TAIPEI (Reuters) -Taiwanese chipmaker TSMC said on Tuesday it will build a second Japanese plant to begin operation by the end of 2027, bringing total investment in its Japan venture to more than $20 billion with the support of the Tokyo government.
Taiwan Semiconductor Manufacturing Co announced plans in 2021 to build a $7 billion chip plant in Kumamoto in southern Japan’s Kyushu.
TSMC said last month the first Japanese factory would open in February with volume production in the fourth quarter, and that the company was also exploring building a second factory in the country.
In a statement, TSMC, the world’s largest contract chipmaker, said its majority-owned unit Japan Advanced Semiconductor Manufacturing in Kumamoto would build a second fabrication plant, or fab, in response to rising customer demand.
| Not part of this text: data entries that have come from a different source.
### handel_amd/csrc/bn256_xtab.h

```cpp
#pragma once
#include <stdint.h>
namespace hg {
#define HG_P2N 0x0422599cu, 0x04ac6c5du, 0x05678616u, 0x05120b5au, 0x07b96e22u, 0x0584dc20u, 0x07fb2e17u, 0x047f9aa5u, 0x078d2a8du, 0x008fb500u
enum XProg { XP_PDBL, XP_PADD_POS, XP_PADD_NEG, XP_PADD_F1, XP_PADD_F2, XP_MDBL_1, XP_MDBL_2, XP_PDBL_1, XP_PADD_POS_1, XP_MADD_POS_2, XP_PADD_POS_3, XP_PADD_NEG_1, XP_MADD_NEG_2, XP_PADD_NEG_3, XP_PADD_F1_1, XP_MADD_F1_2, XP_PADD_F1_3, XP_PADD_F2_1, XP_MADD_F2_2, XP_PADD_F2_3, XP_SQR12, XP_LINE_PK, XP_LINE_FIX, XP_CYC_SQR, XP_MUL12, XP_CYC_SQR_X, XP_FEVAL, XP_SDBL, XP_LFEV, XP_MUL12F, XP_SQR12_12, XP_LINE_FIX_12, XP_MUL12_12, XP_CYC_SQR_X_12, XP_LINE_FIX_S, XP_MUL12_S, XP_CYC_SQR_X_S, XP_FEVAL_S, XP_SDBL_S, XP_LFEV_S, XP_SQR12_12_T, XP_LINE_FIX_12_T, XP_MUL12_12_T, XP_CYC_SQR_X_12_T, XP_MDBL_1_V, XP_MDBL_2_V, XP_PDBL_1_V, XP_PADD_POS_1_V, XP_MADD_POS_2_V, XP_PADD_POS_3_V, XP_PADD_NEG_1_V, XP_MADD_NEG_2_V, XP_PADD_NEG_3_V, XP_PADD_F1_1_V, XP_MADD_F1_2_V, XP_PADD_F1_3_V, XP_PADD_F2_1_V, XP_MADD_F2_2_V, XP_PADD_F2_3_V, XP_LINE_PK_V };
__constant__ static const uint32_t kXTab[28288] = {
  0x240616d0u, 0x19509000u, 0x90002906u, 0x28ee1bd0u, 0x16d09000u, 0x16f805c8u, 0x172006b8u, 0x16801748u, 0x24fe1680u, 0x00000f00u, 0x2a1216f8u, 0x19789000u,
  0x900028fau, 0x29fa1bf8u, 0x16d09000u, 0x177006b8u, 0x16800690u, 0x16801680u, 0x2a021680u, 0x00000ff0u, 0x2a031720u, 0x19a02b03u, 0x25032403u, 0x9000ffffu,
  0x17989000u, 0x17c00618u, 0x17e80708u, 0x16801810u, 0x28fe1680u, 0x00000fa0u, 0x2aff1748u, 0x19c82b01u, 0x250124ffu, 0x9000ffffu, 0x17989000u, 0x18380708u,
  0x168006e0u, 0x16801680u, 0x2e021680u, 0x00001090u, 0x25061770u, 0x19f09000u, 0x2b092a09u, 0x9000ffffu, 0x18609000u, 0x18880668u, 0x18b00758u, 0x168018d8u,
  0x2cfe1680u, 0x00001040u, 0x26061798u, 0x1a189000u, 0x90002afau, 0x9000ffffu, 0x19009000u, 0x19280758u, 0x19500730u, 0x19780758u, 0x26020730u, 0x00000f50u,
  0x2c1217c0u, 0x1a409000u, 0x900024fau, 0x9000ffffu, 0x19a09000u, 0x19f019c8u, 0x1a181748u, 0x168006b8u, 0x25fe1680u, 0x00000f28u, 0x2c0317e8u, 0x1a682d03u,
  0x27032603u, 0x9000ffffu, 0x17709000u, 0x1a4006b8u, 0x16800690u, 0x16801680u, 0x2b021680u, 0x00001018u, 0x2cff1810u, 0x1a902d01u, 0x270126ffu, 0x9000ffffu,
  0x1a689000u, 0x1ab81a90u, 0x1ae01810u, 0x16800708u, 0x29fe1680u, 0x00000fc8u, 0x27061838u, 0x1ab89000u, 0x2d092c09u, 0x9000ffffu, 0x18389000u, 0x1b080708u,
  0x168006e0u, 0x16801680u, 0x2f021680u, 0x000010b8u, 0x28061860u, 0x1ae09000u, 0x90002cfau, 0x9000ffffu, 0x1b309000u, 0x1b801b58u, 0x1ba818d8u, 0x16800758u,
  0x2dfe1680u, 0x00001068u, 0x2e121888u, 0x1b089000u, 0x900026fau, 0x9000ffffu, 0x19289000u, 0x1bd00758u, 0x19780730u, 0x1bf80758u, 0x27020730u, 0x00000f78u,
  0x2e0318b0u, 0x1b302f03u, 0x29032803u, 0x9000ffffu, 0x16809000u, 0x16801680u, 0x16801680u, 0x16801680u, 0x90001680u, 0x0000ffffu, 0x2eff18d8u, 0x1b582f01u,
  0x290128ffu, 0x9000ffffu, 0x16809000u, 0x16801680u, 0x16801680u, 0x16801680u, 0x90001680u, 0x0000ffffu, 0x28121900u, 0x1b809000u, 0x2f092e09u, 0x9000ffffu,
  0x16809000u, 0x16801680u, 0x16801680u, 0x16801680u, 0x90001680u, 0x0000ffffu, 0x29121928u, 0x1ba89000u, 0x90002efau, 0x9000ffffu, 0x16809000u, 0x16801680u,
  0x16801680u, 0x16801680u, 0x90001680u, 0x0000ffffu, 0x0c0616d0u, 0x19509000u, 0x0f010effu, 0x020816d0u, 0x02f816f8u, 0x17481720u, 0x01e00cfeu, 0x121216f8u,
  0x19789000u, 0x900014fau, 0x17981770u, 0x02f817c0u, 0x174817e8u, 0x02080dfeu, 0x12031720u, 0x19a01303u, 0x15091409u, 0x03981810u, 0x03701838u, 0x16801680u,
  0x02300e02u, 0x12ff1748u, 0x19c81301u, 0x90000d06u, 0x03981838u, 0x18601810u, 0x16801680u, 0x02580f02u, 0x0c031770u, 0x19f00d03u, 0x90000cfau, 0x02581888u,
  0x034818b0u, 0x190018d8u, 0x028010feu, 0x0cff1798u, 0x1a180d01u, 0x90001006u, 0x19501928u, 0x03481978u, 0x190019a0u, 0x02a811feu, 0x12fa17c0u, 0x1a409000u,
  0x90001612u, 0x02f816d0u, 0x02d019c8u, 0x16801680u, 0x02d01202u, 0x120917e8u, 0x1a681309u, 0x17031603u, 0x02f819c8u, 0x02d019f0u, 0x16801680u, 0x02f81302u,
  0x10121810u, 0x1a901106u, 0x170116ffu, 0x02a81a18u, 0x03981a40u, 0x1a901a68u, 0x032014feu, 0x10fa1838u, 0x1ab81112u, 0x11031003u, 0x1ae01ab8u, 0x03981b08u,
// ... 2436 lines not shown
template <> struct XInst<XP_MUL12_S, S_B, S_A, S_B> { static constexpr int kOff = 16672, kW = 16; HG_DEV static void run(const Team& T, XStream& S, XHint h) { x_round<2, 2, 12, 0, 16, 0, 0, 4, 0, 0, 1, 0, 0, 1, 1>(T, S, 16672, h); } };
template <> struct XInst<XP_MUL12_S, S_B, S_A, S_G> { static constexpr int kOff = 16928, kW = 16; HG_DEV static void run(const Team& T, XStream& S, XHint h) { x_round<2, 2, 12, 0, 16, 0, 0, 4, 0, 0, 1, 0, 0, 1, 1>(T, S, 16928, h); } };
template <> struct XInst<XP_MUL12_S, S_B, S_C, S_G> { static constexpr int kOff = 17184, kW = 16; HG_DEV static void run(const Team& T, XStream& S, XHint h) { x_round<2, 2, 12, 0, 16, 0, 0, 4, 0, 0, 1, 0, 0, 1, 1>(T, S, 17184, h); } };
template <> struct XInst<XP_MUL12_S, S_D, S_C, S_C> { static constexpr int kOff = 17440, kW = 16; HG_DEV static void run(const Team& T, XStream& S, XHint h) { x_round<2, 2, 12, 0, 16, 0, 0, 4, 0, 0, 1, 0, 0, 1, 1>(T, S, 17440, h); } };
template <> struct XInst<XP_MUL12_S, S_D, S_D, S_B> { static constexpr int kOff = 17696, kW = 16; HG_DEV static void run(const Team& T, XStream& S, XHint h) { x_round<2, 2, 12, 0, 16, 0, 0, 4, 0, 0, 1, 0, 0, 1, 1>(T, S, 17696, h); } };
template <> struct XInst<XP_MUL12_S, S_D, S_D, S_E> { static constexpr int kOff = 17952, kW = 16; HG_DEV static void run(const Team& T, XStream& S, XHint h) { x_round<2, 2, 12, 0, 16, 0, 0, 4, 0, 0, 1, 0, 0, 1, 1>(T, S, 17952, h); } };
template <> struct XInst<XP_MUL12_S, S_D, S_D, S_G> { static constexpr int kOff = 18208, kW = 16; HG_DEV static void run(const Team& T, XStream& S, XHint h) { x_round<2, 2, 12, 0, 16, 0, 0, 4, 0, 0, 1, 0, 0, 1, 1>(T, S, 18208, h); } };
template <> struct XInst<XP_MUL12_S, S_E, S_E, S_D> { static constexpr int kOff = 18464, kW = 16; HG_DEV static void run(const Team& T, XStream& S, XHint h) { x_round<2, 2, 12, 0, 16, 0, 0, 4, 0, 0, 1, 0, 0, 1, 1>(T, S, 18464, h); } };
template <> struct XInst<XP_MUL12_S, S_E, S_E, S_G> { static constexpr int kOff = 18720, kW = 16; HG_DEV static void run(const Team& T, XStream& S, XHint h) { x_round<2, 2, 12, 0, 16, 0, 0, 4, 0, 0, 1, 0, 0, 1, 1>(T, S, 18720, h); } };
template <> struct XInst<XP_MUL12_S, S_E, S_F, S_D> { static constexpr int kOff = 18976, kW = 16; HG_DEV static void run(const Team& T, XStream& S, XHint h) { x_round<2, 2, 12, 0, 16, 0, 0, 4, 0, 0, 1, 0, 0, 1, 1>(T, S, 18976, h); } };
template <> struct XInst<XP_MUL12_S, S_F, S_B, S_A> { static constexpr int kOff = 19232, kW = 16; HG_DEV static void run(const Team& T, XStream& S, XHint h) { x_round<2, 2, 12, 0, 16, 0, 0, 4, 0, 0, 1, 0, 0, 1, 1>(T, S, 19232, h); } };
template <> struct XInst<XP_MUL12_S, S_F, S_D, S_A> { static constexpr int kOff = 19488, kW = 16; HG_DEV static void run(const Team& T, XStream& S, XHint h) { x_round<2, 2, 12, 0, 16, 0, 0, 4, 0, 0, 1, 0, 0, 1, 1>(T, S, 19488, h); } };
template <> struct XInst<XP_MUL12_S, S_F, S_F, S_A> { static constexpr int kOff = 19744, kW = 16; HG_DEV static void run(const Team& T, XStream& S, XHint h) { x_round<2, 2, 12, 0, 16, 0, 0, 4, 0, 0, 1, 0, 0, 1, 1>(T, S, 19744, h); } };
template <> struct XInst<XP_MUL12_S, S_G, S_B, S_E> { static constexpr int kOff = 20000, kW = 16; HG_DEV static void run(const Team& T, XStream& S, XHint h) { x_round<2, 2, 12, 0, 16, 0, 0, 4, 0, 0, 1, 0, 0, 1, 1>(T, S, 20000, h); } };
template <> struct XInst<XP_SDBL_S, S_F, S_F> { static constexpr int kOff = 20256, kW = 12; HG_DEV static void run(const Team& T, XStream& S, XHint h) { x_round<3, 2, 7, 0, 12, 0, 0, 8, 0, 0, 1, 0, 0, 0, 1>(T, S, 20256, h); } };
template <> struct XInst<XP_CYC_SQR_X_12_T, S_A, S_A> { static constexpr int kOff = 20448, kW = 7; HG_DEV static void run(const Team& T, XStream& S, XHint h) { XQ<13>::x_round<2, 2, 3, 1, 7, 0, 0, 4, 2, 0, 1, 0, 1, 0, 0>(T, S, 20448, h); } };
template <> struct XInst<XP_CYC_SQR_X_12_T, S_B, S_A> { static constexpr int kOff = 20560, kW = 7; HG_DEV static void run(const Team& T, XStream& S, XHint h) { XQ<13>::x_round<2, 2, 3, 1, 7, 0, 0, 4, 2, 0, 1, 0, 1, 0, 0>(T, S, 20560, h); } };
template <> struct XInst<XP_CYC_SQR_X_12_T, S_C, S_B> { static constexpr int kOff = 20672, kW = 7; HG_DEV static void run(const Team& T, XStream& S, XHint h) { XQ<13>::x_round<2, 2, 3, 1, 7, 0, 0, 4, 2, 0, 1, 0, 1, 0, 0>(T, S, 20672, h); } };
template <> struct XInst<XP_CYC_SQR_X_12_T, S_C, S_C> { static constexpr int kOff = 20784, kW = 7; HG_DEV static void run(const Team& T, XStream& S, XHint h) { XQ<13>::x_round<2, 2, 3, 1, 7, 0, 0, 4, 2, 0, 1, 0, 1, 0, 0>(T, S, 20784, h); } };
template <> struct XInst<XP_CYC_SQR_X_12_T, S_C, S_D> { static constexpr int kOff = 20896, kW = 7; HG_DEV static void run(const Team& T, XStream& S, XHint h) { XQ<13>::x_round<2, 2, 3, 1, 7, 0, 0, 4, 2, 0, 1, 0, 1, 0, 0>(T, S, 20896, h); } };
template <> struct XInst<XP_CYC_SQR_X_12_T, S_C, S_F> { static constexpr int kOff = 21008, kW = 7; HG_DEV static void run(const Team& T, XStream& S, XHint h) { XQ<13>::x_round<2, 2, 3, 1, 7, 0, 0, 4, 2, 0, 1, 0, 1, 0, 0>(T, S, 21008, h); } };
template <> struct XInst<XP_CYC_SQR_X_12_T, S_D, S_C> { static constexpr int kOff = 21120, kW = 7; HG_DEV static void run(const Team& T, XStream& S, XHint h) { XQ<13>::x_round<2, 2, 3, 1, 7, 0, 0, 4, 2, 0, 1, 0, 1, 0, 0>(T, S, 21120, h); } };
template <> struct XInst<XP_CYC_SQR_X_12_T, S_D, S_D> { static constexpr int kOff = 21232, kW = 7; HG_DEV static void run(const Team& T, XStream& S, XHint h) { XQ<13>::x_round<2, 2, 3, 1, 7, 0, 0, 4, 2, 0, 1, 0, 1, 0, 0>(T, S, 21232, h); } };
template <> struct XInst<XP_LINE_FIX_12_T, S_F, S_F> { static constexpr int kOff = 21344, kW = 7; HG_DEV static void run(const Team& T, XStream& S, XHint h) { XQ<13>::x_round<1, 2, 4, 2, 7, 0, 0, 4, 1, 0, 1, 0, 0, 1, 0>(T, S, 21344, h); } };
template <> struct XInst<XP_MUL12_12_T, S_A, S_D, S_B> { static constexpr int kOff = 21456, kW = 16; HG_DEV static void run(const Team& T, XStream& S, XHint h) { x_round<2, 2, 12, 0, 16, 0, 0, 4, 0, 0, 1, 0, 0, 1, 0>(T, S, 21456, h); } };
template <> struct XInst<XP_MUL12_12_T, S_B, S_A, S_B> { static constexpr int kOff = 21712, kW = 16; HG_DEV static void run(const Team& T, XStream& S, XHint h) { x_round<2, 2, 12, 0, 16, 0, 0, 4, 0, 0, 1, 0, 0, 1, 0>(T, S, 21712, h); } };
template <> struct XInst<XP_MUL12_12_T, S_B, S_A, S_F> { static constexpr int kOff = 21968, kW = 16; HG_DEV static void run(const Team& T, XStream& S, XHint h) { x_round<2, 2, 12, 0, 16, 0, 0, 4, 0, 0, 1, 0, 0, 1, 0>(T, S, 21968, h); } };
template <> struct XInst<XP_MUL12_12_T, S_B, S_F, S_D> { static constexpr int kOff = 22224, kW = 16; HG_DEV static void run(const Team& T, XStream& S, XHint h) { x_round<2, 2, 12, 0, 16, 0, 0, 4, 0, 0, 1, 0, 0, 1, 0>(T, S, 22224, h); } };
template <> struct XInst<XP_MUL12_12_T, S_C, S_C, S_B> { static constexpr int kOff = 22480, kW = 16; HG_DEV static void run(const Team& T, XStream& S, XHint h) { x_round<2, 2, 12, 0, 16, 0, 0, 4, 0, 0, 1, 0, 0, 1, 0>(T, S, 22480, h); } };
template <> struct XInst<XP_MUL12_12_T, S_C, S_C, S_D> { static constexpr int kOff = 22736, kW = 16; HG_DEV static void run(const Team& T, XStream& S, XHint h) { x_round<2, 2, 12, 0, 16, 0, 0, 4, 0, 0, 1, 0, 0, 1, 0>(T, S, 22736, h); } };
template <> struct XInst<XP_MUL12_12_T, S_C, S_C, S_F> { static constexpr int kOff = 22992, kW = 16; HG_DEV static void run(const Team& T, XStream& S, XHint h) { x_round<2, 2, 12, 0, 16, 0, 0, 4, 0, 0, 1, 0, 0, 1, 0>(T, S, 22992, h); } };
template <> struct XInst<XP_MUL12_12_T, S_D, S_A, S_A> { static constexpr int kOff = 23248, kW = 16; HG_DEV static void run(const Team& T, XStream& S, XHint h) { x_round<2, 2, 12, 0, 16, 0, 0, 4, 0, 0, 1, 0, 0, 1, 0>(T, S, 23248, h); } };
template <> struct XInst<XP_MUL12_12_T, S_D, S_B, S_C> { static constexpr int kOff = 23504, kW = 16; HG_DEV static void run(const Team& T, XStream& S, XHint h) { x_round<2, 2, 12, 0, 16, 0, 0, 4, 0, 0, 1, 0, 0, 1, 0>(T, S, 23504, h); } };
template <> struct XInst<XP_MUL12_12_T, S_D, S_D, S_B> { static constexpr int kOff = 23760, kW = 16; HG_DEV static void run(const Team& T, XStream& S, XHint h) { x_round<2, 2, 12, 0, 16, 0, 0, 4, 0, 0, 1, 0, 0, 1, 0>(T, S, 23760, h); } };
template <> struct XInst<XP_MUL12_12_T, S_D, S_D, S_C> { static constexpr int kOff = 24016, kW = 16; HG_DEV static void run(const Team& T, XStream& S, XHint h) { x_round<2, 2, 12, 0, 16, 0, 0, 4, 0, 0, 1, 0, 0, 1, 0>(T, S, 24016, h); } };
template <> struct XInst<XP_MUL12_12_T, S_D, S_D, S_F> { static constexpr int kOff = 24272, kW = 16; HG_DEV static void run(const Team& T, XStream& S, XHint h) { x_round<2, 2, 12, 0, 16, 0, 0, 4, 0, 0, 1, 0, 0, 1, 0>(T, S, 24272, h); } };
template <> struct XInst<XP_MUL12_12_T, S_F, S_A, S_D> { static constexpr int kOff = 24528, kW = 16; HG_DEV static void run(const Team& T, XStream& S, XHint h) { x_round<2, 2, 12, 0, 16, 0, 0, 4, 0, 0, 1, 0, 0, 1, 0>(T, S, 24528, h); } };
template <> struct XInst<XP_MUL12_12_T, S_F, S_A, S_F> { static constexpr int kOff = 24784, kW = 16; HG_DEV static void run(const Team& T, XStream& S, XHint h) { x_round<2, 2, 12, 0, 16, 0, 0, 4, 0, 0, 1, 0, 0, 1, 0>(T, S, 24784, h); } };
template <> struct XInst<XP_MUL12_12_T, S_F, S_B, S_A> { static constexpr int kOff = 25040, kW = 16; HG_DEV static void run(const Team& T, XStream& S, XHint h) { x_round<2, 2, 12, 0, 16, 0, 0, 4, 0, 0, 1, 0, 0, 1, 0>(T, S, 25040, h); } };
template <> struct XInst<XP_MUL12_12_T, S_F, S_C, S_F> { static constexpr int kOff = 25296, kW = 16; HG_DEV static void run(const Team& T, XStream& S, XHint h) { x_round<2, 2, 12, 0, 16, 0, 0, 4, 0, 0, 1, 0, 0, 1, 0>(T, S, 25296, h); } };
template <> struct XInst<XP_MUL12_12_T, S_F, S_F, S_A> { static constexpr int kOff = 25552, kW = 16; HG_DEV static void run(const Team& T, XStream& S, XHint h) { x_round<2, 2, 12, 0, 16, 0, 0, 4, 0, 0, 1, 0, 0, 1, 0>(T, S, 25552, h); } };
template <> struct XInst<XP_SQR12_12_T, S_F, S_F> { static constexpr int kOff = 25808, kW = 12; HG_DEV static void run(const Team& T, XStream& S, XHint h) { x_round<3, 2, 7, 0, 12, 0, 0, 8, 0, 0, 1, 0, 0, 0, 0>(T, S, 25808, h); } };
template <> struct XInst<XP_MDBL_1_V, S_F, S_F> { static constexpr int kOff = 26000, kW = 16; HG_DEV static void run(const Team& T, XStream& S, XHint h) { x_round<4, 2, 7, 0, 16, 2, 0, -1, -1, -1, 1, 0, 0, 0, 0>(T, S, 26000, h); } };
template <> struct XInst<XP_MDBL_2_V, S_F, S_F> { static constexpr int kOff = 26256, kW = 14; HG_DEV static void run(const Team& T, XStream& S, XHint h) { x_round<2, 4, 4, 2, 14, 2, 2, -1, -1, -1, 1, 0, 0, 0, 0>(T, S, 26256, h); } };
template <> struct XInst<XP_PDBL_1_V> { static constexpr int kOff = 26480, kW = 4; HG_DEV static void run(const Team& T, XStream& S, XHint h) { x_round<1, 2, 2, 0, 4, 0, 0, -1, -1, -1, 0, 0, 0, 0, 0>(T, S, 26480, h); } };
template <> struct XInst<XP_LINE_PK_V, S_F, S_F> { static constexpr int kOff = 26544, kW = 8; HG_DEV static void run(const Team& T, XStream& S, XHint h) { x_round<1, 2, 6, 0, 8, 0, 0, 4, 0, 0, 1, 0, 0, 1, 0>(T, S, 26544, h); } };
template <> struct XInst<XP_PADD_POS_1_V> { static constexpr int kOff = 26672, kW = 5; HG_DEV static void run(const Team& T, XStream& S, XHint h) { x_round<1, 2, 2, 1, 5, 0, 0, 1, 0, 0, 0, 0, 0, 0, 0>(T, S, 26672, h); } };
template <> struct XInst<XP_PADD_POS_3_V> { static constexpr int kOff = 26752, kW = 10; HG_DEV static void run(const Team& T, XStream& S, XHint h) { x_round<2, 2, 6, 0, 10, 0, 0, 4, 0, 0, 1, 0, 0, 0, 0>(T, S, 26752, h); } };
template <> struct XInst<XP_PADD_NEG_1_V> { static constexpr int kOff = 26912, kW = 5; HG_DEV static void run(const Team& T, XStream& S, XHint h) { x_round<1, 2, 2, 1, 5, 0, 0, 1, 0, 0, 0, 0, 0, 0, 0>(T, S, 26912, h); } };
template <> struct XInst<XP_PADD_NEG_3_V> { static constexpr int kOff = 26992, kW = 10; HG_DEV static void run(const Team& T, XStream& S, XHint h) { x_round<2, 2, 6, 0, 10, 0, 0, 4, 0, 0, 1, 0, 0, 0, 0>(T, S, 26992, h); } };
template <> struct XInst<XP_PADD_F1_1_V> { static constexpr int kOff = 27152, kW = 5; HG_DEV static void run(const Team& T, XStream& S, XHint h) { x_round<1, 2, 2, 1, 5, 0, 0, 1, 0, 0, 0, 0, 0, 0, 0>(T, S, 27152, h); } };
template <> struct XInst<XP_PADD_F1_3_V> { static constexpr int kOff = 27232, kW = 10; HG_DEV static void run(const Team& T, XStream& S, XHint h) { x_round<2, 2, 6, 0, 10, 0, 0, 4, 0, 0, 1, 0, 0, 0, 0>(T, S, 27232, h); } };
template <> struct XInst<XP_PADD_F2_1_V> { static constexpr int kOff = 27392, kW = 5; HG_DEV static void run(const Team& T, XStream& S, XHint h) { x_round<1, 2, 2, 1, 5, 0, 0, 1, 0, 0, 0, 0, 0, 0, 0>(T, S, 27392, h); } };
template <> struct XInst<XP_PADD_F2_3_V> { static constexpr int kOff = 27472, kW = 10; HG_DEV static void run(const Team& T, XStream& S, XHint h) { x_round<2, 2, 6, 0, 10, 0, 0, 4, 0, 0, 1, 0, 0, 0, 0>(T, S, 27472, h); } };
template <> struct XInst<XP_MADD_POS_2_V, S_F, S_F> { static constexpr int kOff = 27632, kW = 10; HG_DEV static void run(const Team& T, XStream& S, XHint h) { x_round<1, 2, 4, 2, 10, 2, 0, 4, 1, 0, 1, 0, 0, 0, 0>(T, S, 27632, h); } };
template <> struct XInst<XP_MADD_NEG_2_V, S_F, S_F> { static constexpr int kOff = 27792, kW = 10; HG_DEV static void run(const Team& T, XStream& S, XHint h) { x_round<1, 2, 4, 2, 10, 2, 0, 4, 1, 0, 1, 0, 0, 0, 0>(T, S, 27792, h); } };
template <> struct XInst<XP_MADD_F1_2_V, S_F, S_F> { static constexpr int kOff = 27952, kW = 10; HG_DEV static void run(const Team& T, XStream& S, XHint h) { x_round<1, 2, 4, 2, 10, 2, 0, 4, 1, 0, 1, 0, 0, 0, 0>(T, S, 27952, h); } };
// ... 3 lines not shown
```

The second fab will begin construction by the end of this year and with both factories the site is expected to have total monthly capacity of more than 100,000 12-inch wafers to be used for automotive, industrial, consumer and high performance computing-related applications, TSMC said.
The capacity plan may be further adjusted based upon customer demand, it added.
TSMC, a major supplier to companies including Apple and Nvidia, holds an 86.5% stake in the Japanese venture, with Sony Group 6%, auto parts maker Denso 5.5% and carmaker Toyota 2%.
TSMC’s expansion in Kyushu is central to the Japanese government’s efforts to rebuild the country’s position as a leading chip manufacturing centre and ensure the stable supply of chips amid trade tensions between the United States and China.
The decision to build a second fab is a vote of confidence by TSMC in Japan where construction of the first fab has run smoothly and which, Reuters has reported, it sees as a source of diligent workers with a government that is easy to deal with.
Japan’s chip-making sector, the world’s biggest in the 1980s, has struggled to maintain its competitive edge, going into a steady decline in the past three decades, while rivals such as Taiwanese manufacturers gained ground.
While both TSMC and the Taiwan government have said the majority of the company’s most advanced manufacturing would continue to take place in Taiwan, TSMC has been expanding its global manufacturing footprint in response to what it says is customer demand.
TSMC’s flagship overseas investment is a $40 billion project to build two fabs in Arizona, supporting Washington’s plans to boost U.S. chipmaking capacity.
TSMC is also planning its first European factory, in Germany, which will mainly supply the auto industry.
TSMC’s Taipei-listed stock has risen 8.9% so far this year on the back of a boom in demand for chips for artificial intelligence applications, outperforming a 0.9% gain for the broader index.